Tally the lines below that contain the word "kStride". Only the total should be given.

Stored data
'''

# Stalfoes/dqn_mgsc_zoo

Measured on AMD Instinct MI355X. Metric: learner grad-steps/sec at batch=32, 84×84×4 uint8, 1/2/4/8 MI355X, higher is better.
Workload: dtype f32

## Files before the change

### dqn_mgsc_zoo_amd/_native.py

```python

import ctypes
import glob
import hashlib
import os
import threading

_HERE = os.path.dirname(os.path.abspath(__file__))
LIB_PATH = os.environ.get('DQZ_LIB') or os.path.join(_HERE, 'libdqz.so')
HEADER_PATH = os.path.join(os.path.dirname(_HERE), 'include', 'dqz.h')

DQZ_OK = 0
ALGO_DQN = 0
ALGO_DOUBLE = 1
ALGO_PER = 2
NUM_LEAVES = 10
NUM_PHASES = 10
PHASE_NAMES = (
    'conv1_fwd', 'conv2_fwd', 'conv3_fwd', 'fc1_fwd', 'head', 'fc1_dx',
    'conv3_dx+conv2_dx+fc1_dw+conv3_dw+conv2_dw+conv1_dw', 'unused7',
    'unused8', 'update')
FRAME_H = 84
FRAME_W = 84
STACK = 4
FRAME_BYTES = FRAME_H * FRAME_W
# ... 210 lines not shown
        [_vp, ctypes.POINTER(DqzParams), ctypes.POINTER(DqzStore), _i64, _i64,
         _i64, ctypes.c_uint64, _vp, _vp, _vp, _vp, _vp]),
    'dqz_learner_step_opt_per_draw': (
        _int,
        [_vp, ctypes.POINTER(DqzParams), ctypes.POINTER(DqzStore),
         ctypes.POINTER(DqzPerDraw), _vp, _vp, _vp]),
    'dqz_learner_grad': (
        _int,
        [_vp, ctypes.POINTER(DqzParams), ctypes.POINTER(DqzStore), _vp, _vp,
         _vp, _vp],
    ),
    'dqz_learner_outputs': (_int, [_vp, _vp, _vp, _vp, _vp]),
    'dqz_learner_sync_status': (_int, [_vp, _vp]),
    'dqz_learner_debug_stall': (_int, [_vp, _int, ctypes.c_uint]),
    'dqz_learner_debug_backward': (_int, [_vp, _int, _vp]),
    'dqz_learner_debug_sync_words': (_int, [_vp, _vp, _i64, _vp]),
    'dqz_learner_debug_activations': (_int, [_vp, _int] + [_vp] * 10),
    'dqz_per_write_back': (_int, [_vp, _vp, _i64, _vp, ctypes.c_double, _vp, _vp]),
    'dqz_learner_profile': (
        _int,
        [_vp, ctypes.POINTER(DqzParams), ctypes.POINTER(DqzStore), _vp, _vp,
         _int, ctypes.POINTER(ctypes.c_float), _vp],
    ),
    'dqz_forward': (_int, [_vp, _vp, _vp, _int, _vp, _vp]),
    'dqz_forward_slots': (
        _int, [_vp, _vp, ctypes.POINTER(DqzStore), _vp, _int, _int, _vp, _vp]),
    'dqz_act': (
        _int, [_vp, _vp, _vp, _int, ctypes.c_double, ctypes.c_uint64,
               ctypes.c_uint64, _vp, _vp]),
    'dqz_store_put': (
# ... 257 lines not shown
```

### dqn_mgsc_zoo_amd/csrc/common.hpp

```cpp
#pragma once
#include <hip/hip_runtime.h>

#include <cstdarg>
#include <cstdint>
#include <cstdio>
#include <string>

#include "dqz.h"

namespace dqz {

typedef float f32x4 __attribute__((ext_vector_type(4)));

#define DQZ_STR(x) #x
#define DQZ_XSTR(x) DQZ_STR(x)
typedef float f32x16 __attribute__((ext_vector_type(16)));

#ifdef DQZ_STEP_TU
#define DQZ_STEP_KERNEL __global__
#define DQZ_OTHER_KERNEL template <int = 0> __global__
#else
#define DQZ_STEP_KERNEL template <int = 0> __global__
#define DQZ_OTHER_KERNEL __global__
#endif
// ... 100 lines not shown
    const float w = 2.f * u * (-lr) * rs3 * (d2 - c1 * g * (g - m));
    nu = w;
    sq += u * u;
    s1 += gq * w;
  }
  __device__ __forceinline__ float meta2(float g, float m0, float v0, float j, float& sq) const {
    const float m = c1 * g + decay * m0;
    const float v = c1 * (g * g) + decay * v0;
    const float u = (-lr) * (g * rsqrtf(v - m * m + eps));
    sq += u * u;
    return -2.f * u * j;
  }
};

#ifdef DQZ_TRACE
constexpr int TRACE_KERNELS = 24, TRACE_BLOCKS = 4096, TRACE_SLOTS = 4;
static __device__ unsigned long long g_dqz_trace[TRACE_KERNELS * TRACE_BLOCKS * TRACE_SLOTS];
#define DQZ_STAMP(kid, slot)                                                                              \
  do {                                                                                                    \
    if (threadIdx.x == 0) {                                                                               \
      const unsigned bl_ = blockIdx.x + gridDim.x * (blockIdx.y + gridDim.y * blockIdx.z);                \
      if (bl_ < (unsigned)dqz::TRACE_BLOCKS)                                                              \
        dqz::g_dqz_trace[((kid) * dqz::TRACE_BLOCKS + bl_) * dqz::TRACE_SLOTS + (slot)] =                \
            __builtin_amdgcn_s_memrealtime();                                                             \
    }                                                                                                     \
  } while (0)
#else
#define DQZ_STAMP(kid, slot) \
  do {                       \
  } while (0)
#endif
// ... 108 lines not shown
  }
  __device__ __forceinline__ void release_finish(int b, int prior, [[maybe_unused]] int hk = -1) const {
    __builtin_amdgcn_sched_barrier(0);
    if (threadIdx.x == 0 && prior == consumers - 1) {
      __hip_atomic_store(cnt + b * kStride, 0, __ATOMIC_RELAXED, __HIP_MEMORY_SCOPE_AGENT);
      __hip_atomic_store(ack + b * kStride, 0, __ATOMIC_RELAXED, __HIP_MEMORY_SCOPE_AGENT);
    }
    if (hk >= 0) DQZ_STAMP(hk, 3);
  }
  __device__ __forceinline__ void wait_release(int b) const {
    wait(b);
    release_finish(b, release_issue(b));
  }
};

constexpr int kTraceY1 = 20, kTraceY2 = 21, kTraceDy2 = 22, kTraceDy1 = 23;

__device__ __forceinline__ float4 load_sc1_f4(const float4* base, int bytes, int e) {
  typedef unsigned u32x4 __attribute__((ext_vector_type(4)));
  const __amdgpu_buffer_rsrc_t r = __builtin_amdgcn_make_buffer_rsrc((void*)base, 0, bytes, 0x00020000);
  return __builtin_bit_cast(float4, __builtin_amdgcn_raw_buffer_load_b128(r, e * 16, 0, 16));
}

__device__ __forceinline__ float load_sc1_f1(const float* base, int bytes, int e) {
  const __amdgpu_buffer_rsrc_t r = __builtin_amdgcn_make_buffer_rsrc((void*)base, 0, bytes, 0x00020000);
  return __builtin_bit_cast(float, __builtin_amdgcn_raw_buffer_load_b32(r, e * 4, 0, 16));
}
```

'''

» **ANSWER SPACE**
2